▸ **Exercise details**
Work through the data below and give the number of lines holding the word "pick", without any other text.

Top of Dataset records

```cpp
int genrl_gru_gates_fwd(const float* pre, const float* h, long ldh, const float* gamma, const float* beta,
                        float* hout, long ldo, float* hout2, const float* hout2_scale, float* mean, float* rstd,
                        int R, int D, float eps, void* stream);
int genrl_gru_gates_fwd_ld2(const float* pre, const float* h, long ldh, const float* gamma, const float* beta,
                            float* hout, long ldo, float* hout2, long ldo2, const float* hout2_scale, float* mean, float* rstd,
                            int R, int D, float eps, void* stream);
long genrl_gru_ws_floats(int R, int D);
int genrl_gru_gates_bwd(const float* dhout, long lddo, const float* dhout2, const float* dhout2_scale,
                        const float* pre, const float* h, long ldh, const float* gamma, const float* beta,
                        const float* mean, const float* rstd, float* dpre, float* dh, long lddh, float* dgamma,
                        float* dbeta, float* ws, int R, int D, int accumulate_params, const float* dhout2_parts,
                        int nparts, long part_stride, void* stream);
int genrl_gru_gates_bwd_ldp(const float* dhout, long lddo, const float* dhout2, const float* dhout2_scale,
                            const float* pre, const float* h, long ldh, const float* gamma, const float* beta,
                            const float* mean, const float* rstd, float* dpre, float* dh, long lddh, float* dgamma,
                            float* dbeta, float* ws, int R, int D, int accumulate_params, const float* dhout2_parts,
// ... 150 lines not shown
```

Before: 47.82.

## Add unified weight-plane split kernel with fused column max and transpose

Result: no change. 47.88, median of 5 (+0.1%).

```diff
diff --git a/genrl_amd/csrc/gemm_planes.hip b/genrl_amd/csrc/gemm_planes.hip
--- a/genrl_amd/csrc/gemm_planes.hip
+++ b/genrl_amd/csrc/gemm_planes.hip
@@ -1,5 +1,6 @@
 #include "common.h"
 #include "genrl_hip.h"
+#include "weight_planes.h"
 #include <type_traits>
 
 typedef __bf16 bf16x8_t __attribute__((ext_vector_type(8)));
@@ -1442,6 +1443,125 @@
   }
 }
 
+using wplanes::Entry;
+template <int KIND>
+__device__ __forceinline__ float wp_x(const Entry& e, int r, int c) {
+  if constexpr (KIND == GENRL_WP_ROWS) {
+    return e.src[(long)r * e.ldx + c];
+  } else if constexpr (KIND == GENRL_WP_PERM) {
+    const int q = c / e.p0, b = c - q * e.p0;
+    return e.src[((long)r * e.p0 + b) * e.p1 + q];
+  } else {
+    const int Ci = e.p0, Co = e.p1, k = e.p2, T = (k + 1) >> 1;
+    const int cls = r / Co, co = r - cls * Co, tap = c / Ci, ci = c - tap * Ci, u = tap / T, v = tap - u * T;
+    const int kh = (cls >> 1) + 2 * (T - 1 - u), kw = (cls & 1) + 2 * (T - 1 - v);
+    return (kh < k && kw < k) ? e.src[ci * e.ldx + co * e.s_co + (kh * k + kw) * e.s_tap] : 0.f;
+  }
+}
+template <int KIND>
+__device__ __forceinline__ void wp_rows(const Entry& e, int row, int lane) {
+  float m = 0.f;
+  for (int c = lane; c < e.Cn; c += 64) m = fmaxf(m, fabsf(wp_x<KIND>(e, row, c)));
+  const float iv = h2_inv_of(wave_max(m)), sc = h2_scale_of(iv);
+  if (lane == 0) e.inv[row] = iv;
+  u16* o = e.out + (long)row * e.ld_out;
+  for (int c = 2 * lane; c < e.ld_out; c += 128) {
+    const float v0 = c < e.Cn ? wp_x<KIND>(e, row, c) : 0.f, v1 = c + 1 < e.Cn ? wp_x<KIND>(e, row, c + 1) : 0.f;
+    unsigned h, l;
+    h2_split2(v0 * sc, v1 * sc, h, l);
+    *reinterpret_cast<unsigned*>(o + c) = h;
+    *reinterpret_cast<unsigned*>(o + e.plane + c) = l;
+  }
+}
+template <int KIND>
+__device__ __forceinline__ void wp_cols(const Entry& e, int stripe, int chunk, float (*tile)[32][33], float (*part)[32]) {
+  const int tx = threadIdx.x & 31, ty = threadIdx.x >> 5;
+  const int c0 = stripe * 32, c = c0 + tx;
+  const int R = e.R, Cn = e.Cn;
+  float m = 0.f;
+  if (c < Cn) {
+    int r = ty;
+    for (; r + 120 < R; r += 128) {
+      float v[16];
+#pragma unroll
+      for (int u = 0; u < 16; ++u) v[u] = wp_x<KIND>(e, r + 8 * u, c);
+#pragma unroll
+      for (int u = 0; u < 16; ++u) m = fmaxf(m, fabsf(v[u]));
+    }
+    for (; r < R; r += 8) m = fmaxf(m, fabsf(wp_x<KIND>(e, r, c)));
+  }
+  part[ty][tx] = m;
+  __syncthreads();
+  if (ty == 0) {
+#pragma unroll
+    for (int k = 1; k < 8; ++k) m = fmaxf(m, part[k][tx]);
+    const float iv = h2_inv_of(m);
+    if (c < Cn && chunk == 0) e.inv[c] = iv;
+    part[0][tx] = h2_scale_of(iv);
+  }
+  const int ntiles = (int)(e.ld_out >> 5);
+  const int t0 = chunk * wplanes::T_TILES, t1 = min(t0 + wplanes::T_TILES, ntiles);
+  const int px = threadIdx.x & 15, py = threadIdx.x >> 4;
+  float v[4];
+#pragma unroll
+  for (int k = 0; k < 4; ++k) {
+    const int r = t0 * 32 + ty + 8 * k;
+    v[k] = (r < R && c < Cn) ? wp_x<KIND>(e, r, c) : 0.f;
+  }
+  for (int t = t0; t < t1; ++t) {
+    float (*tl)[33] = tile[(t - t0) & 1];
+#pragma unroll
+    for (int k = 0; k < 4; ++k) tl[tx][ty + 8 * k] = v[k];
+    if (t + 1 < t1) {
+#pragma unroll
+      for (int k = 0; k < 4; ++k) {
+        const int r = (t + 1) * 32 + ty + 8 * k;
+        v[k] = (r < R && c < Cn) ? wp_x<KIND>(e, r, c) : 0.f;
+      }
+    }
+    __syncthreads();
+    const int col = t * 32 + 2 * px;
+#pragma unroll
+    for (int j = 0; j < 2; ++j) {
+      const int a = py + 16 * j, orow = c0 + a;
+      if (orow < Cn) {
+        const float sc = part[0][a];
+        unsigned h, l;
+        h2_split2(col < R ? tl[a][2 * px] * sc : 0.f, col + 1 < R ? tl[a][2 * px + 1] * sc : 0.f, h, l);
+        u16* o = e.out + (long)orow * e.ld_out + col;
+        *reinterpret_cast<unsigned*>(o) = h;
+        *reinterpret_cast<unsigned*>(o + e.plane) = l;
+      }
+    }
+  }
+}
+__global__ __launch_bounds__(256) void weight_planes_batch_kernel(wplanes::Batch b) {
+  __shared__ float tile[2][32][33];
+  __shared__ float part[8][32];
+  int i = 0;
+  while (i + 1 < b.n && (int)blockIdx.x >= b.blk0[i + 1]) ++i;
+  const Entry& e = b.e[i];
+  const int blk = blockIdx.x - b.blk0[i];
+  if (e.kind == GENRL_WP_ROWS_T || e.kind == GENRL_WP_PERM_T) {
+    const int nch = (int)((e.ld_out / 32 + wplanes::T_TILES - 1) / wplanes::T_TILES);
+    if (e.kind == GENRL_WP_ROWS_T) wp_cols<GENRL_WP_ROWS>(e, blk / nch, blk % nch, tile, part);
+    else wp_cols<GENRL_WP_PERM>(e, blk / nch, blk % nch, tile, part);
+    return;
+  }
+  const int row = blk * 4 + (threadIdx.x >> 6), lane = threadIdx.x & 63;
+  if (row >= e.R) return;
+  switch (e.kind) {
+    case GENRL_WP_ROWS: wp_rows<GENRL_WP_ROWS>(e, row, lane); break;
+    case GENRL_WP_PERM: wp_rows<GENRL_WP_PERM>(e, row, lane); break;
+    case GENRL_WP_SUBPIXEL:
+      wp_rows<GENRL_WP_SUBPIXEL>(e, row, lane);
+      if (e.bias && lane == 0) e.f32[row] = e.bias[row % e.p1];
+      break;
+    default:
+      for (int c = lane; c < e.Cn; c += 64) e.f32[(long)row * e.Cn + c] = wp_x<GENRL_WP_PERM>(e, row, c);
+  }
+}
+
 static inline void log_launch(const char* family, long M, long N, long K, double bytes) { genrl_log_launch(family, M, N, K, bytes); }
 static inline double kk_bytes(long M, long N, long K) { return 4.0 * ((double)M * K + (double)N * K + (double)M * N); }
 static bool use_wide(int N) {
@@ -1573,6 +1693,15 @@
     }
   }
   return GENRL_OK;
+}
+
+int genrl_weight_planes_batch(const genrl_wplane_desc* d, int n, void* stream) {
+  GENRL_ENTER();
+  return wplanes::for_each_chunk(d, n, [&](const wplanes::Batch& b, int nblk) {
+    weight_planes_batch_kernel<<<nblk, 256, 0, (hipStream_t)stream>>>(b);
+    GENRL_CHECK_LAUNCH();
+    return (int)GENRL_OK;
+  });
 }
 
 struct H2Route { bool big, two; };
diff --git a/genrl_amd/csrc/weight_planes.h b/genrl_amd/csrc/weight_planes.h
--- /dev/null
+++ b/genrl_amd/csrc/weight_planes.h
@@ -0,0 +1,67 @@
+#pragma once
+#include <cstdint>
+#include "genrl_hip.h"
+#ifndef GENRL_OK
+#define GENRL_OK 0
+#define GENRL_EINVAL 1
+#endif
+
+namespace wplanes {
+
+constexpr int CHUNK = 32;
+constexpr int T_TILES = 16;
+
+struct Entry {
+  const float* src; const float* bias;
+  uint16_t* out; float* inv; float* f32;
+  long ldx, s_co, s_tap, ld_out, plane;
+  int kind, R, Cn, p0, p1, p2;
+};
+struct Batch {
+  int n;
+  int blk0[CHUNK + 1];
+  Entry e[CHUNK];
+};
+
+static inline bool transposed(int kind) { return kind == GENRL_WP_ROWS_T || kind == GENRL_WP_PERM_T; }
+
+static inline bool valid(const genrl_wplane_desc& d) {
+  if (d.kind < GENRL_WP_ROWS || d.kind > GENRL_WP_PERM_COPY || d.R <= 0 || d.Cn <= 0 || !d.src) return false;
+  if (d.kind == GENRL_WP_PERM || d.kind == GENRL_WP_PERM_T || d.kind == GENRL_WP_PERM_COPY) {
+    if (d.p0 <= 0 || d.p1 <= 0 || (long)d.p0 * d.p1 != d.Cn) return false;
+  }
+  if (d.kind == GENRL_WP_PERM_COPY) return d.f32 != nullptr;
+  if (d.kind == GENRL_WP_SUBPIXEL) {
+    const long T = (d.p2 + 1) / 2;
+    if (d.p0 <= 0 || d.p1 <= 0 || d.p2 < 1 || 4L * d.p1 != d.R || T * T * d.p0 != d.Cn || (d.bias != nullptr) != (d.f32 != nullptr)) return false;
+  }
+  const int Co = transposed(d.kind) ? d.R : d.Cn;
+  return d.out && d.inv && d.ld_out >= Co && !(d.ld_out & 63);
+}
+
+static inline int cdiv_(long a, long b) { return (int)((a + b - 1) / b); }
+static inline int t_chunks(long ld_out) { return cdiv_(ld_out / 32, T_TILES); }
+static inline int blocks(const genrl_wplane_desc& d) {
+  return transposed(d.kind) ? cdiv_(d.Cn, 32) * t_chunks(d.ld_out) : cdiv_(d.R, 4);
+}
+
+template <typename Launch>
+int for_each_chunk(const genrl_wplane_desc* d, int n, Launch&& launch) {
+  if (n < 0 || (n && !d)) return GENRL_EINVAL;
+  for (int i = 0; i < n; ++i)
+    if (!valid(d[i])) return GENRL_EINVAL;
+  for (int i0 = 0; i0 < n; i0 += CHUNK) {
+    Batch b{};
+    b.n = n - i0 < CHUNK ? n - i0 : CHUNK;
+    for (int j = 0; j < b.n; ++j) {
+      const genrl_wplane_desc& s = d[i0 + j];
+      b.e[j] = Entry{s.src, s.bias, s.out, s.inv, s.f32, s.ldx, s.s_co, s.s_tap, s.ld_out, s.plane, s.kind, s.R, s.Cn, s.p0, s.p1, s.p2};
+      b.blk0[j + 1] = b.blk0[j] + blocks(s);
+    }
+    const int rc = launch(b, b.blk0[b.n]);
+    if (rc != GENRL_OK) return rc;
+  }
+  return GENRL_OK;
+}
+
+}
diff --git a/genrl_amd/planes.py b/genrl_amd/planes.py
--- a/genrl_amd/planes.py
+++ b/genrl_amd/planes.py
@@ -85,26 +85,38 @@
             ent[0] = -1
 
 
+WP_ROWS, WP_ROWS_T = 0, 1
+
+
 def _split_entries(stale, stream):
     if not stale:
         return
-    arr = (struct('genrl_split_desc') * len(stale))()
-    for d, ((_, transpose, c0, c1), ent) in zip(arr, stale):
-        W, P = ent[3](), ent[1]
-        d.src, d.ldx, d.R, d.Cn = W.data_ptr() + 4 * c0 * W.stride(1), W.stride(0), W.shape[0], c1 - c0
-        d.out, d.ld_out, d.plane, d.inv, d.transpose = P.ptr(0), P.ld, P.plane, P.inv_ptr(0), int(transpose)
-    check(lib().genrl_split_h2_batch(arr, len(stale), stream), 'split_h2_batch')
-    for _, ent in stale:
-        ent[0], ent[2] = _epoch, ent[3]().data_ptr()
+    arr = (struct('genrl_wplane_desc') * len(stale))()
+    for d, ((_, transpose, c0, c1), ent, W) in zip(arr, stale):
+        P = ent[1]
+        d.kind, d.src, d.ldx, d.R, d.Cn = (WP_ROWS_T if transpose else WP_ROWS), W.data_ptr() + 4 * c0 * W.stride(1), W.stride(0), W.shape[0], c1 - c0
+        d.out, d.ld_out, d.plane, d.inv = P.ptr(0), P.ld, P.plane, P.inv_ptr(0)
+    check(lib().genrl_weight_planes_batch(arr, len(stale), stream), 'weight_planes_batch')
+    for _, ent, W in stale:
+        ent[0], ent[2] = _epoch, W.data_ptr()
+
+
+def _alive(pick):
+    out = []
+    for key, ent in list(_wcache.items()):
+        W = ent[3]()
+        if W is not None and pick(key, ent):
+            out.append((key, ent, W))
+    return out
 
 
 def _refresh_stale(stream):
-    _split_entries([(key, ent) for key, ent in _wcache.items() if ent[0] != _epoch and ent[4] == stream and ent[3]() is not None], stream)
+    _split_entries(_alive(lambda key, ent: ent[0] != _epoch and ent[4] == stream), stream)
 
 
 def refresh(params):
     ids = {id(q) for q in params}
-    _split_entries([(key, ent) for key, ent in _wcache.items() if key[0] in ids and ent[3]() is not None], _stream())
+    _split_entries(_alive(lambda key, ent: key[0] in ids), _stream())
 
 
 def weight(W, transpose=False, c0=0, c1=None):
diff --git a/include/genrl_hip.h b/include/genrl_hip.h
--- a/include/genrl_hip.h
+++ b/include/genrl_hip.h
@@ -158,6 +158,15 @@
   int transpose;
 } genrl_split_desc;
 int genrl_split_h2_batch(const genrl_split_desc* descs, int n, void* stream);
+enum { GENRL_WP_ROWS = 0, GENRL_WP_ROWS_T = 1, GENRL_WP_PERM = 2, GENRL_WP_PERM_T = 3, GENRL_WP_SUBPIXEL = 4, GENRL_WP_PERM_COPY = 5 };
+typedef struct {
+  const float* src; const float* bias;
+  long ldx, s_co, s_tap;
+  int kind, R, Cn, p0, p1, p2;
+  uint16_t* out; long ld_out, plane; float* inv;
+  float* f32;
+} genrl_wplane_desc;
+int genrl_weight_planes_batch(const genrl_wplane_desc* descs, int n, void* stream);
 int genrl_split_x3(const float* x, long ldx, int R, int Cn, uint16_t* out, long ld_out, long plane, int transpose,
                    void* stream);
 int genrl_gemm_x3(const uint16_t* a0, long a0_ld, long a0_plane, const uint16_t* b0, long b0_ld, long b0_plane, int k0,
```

Bottom of Dataset records

▸ **Answer to the exercise**
2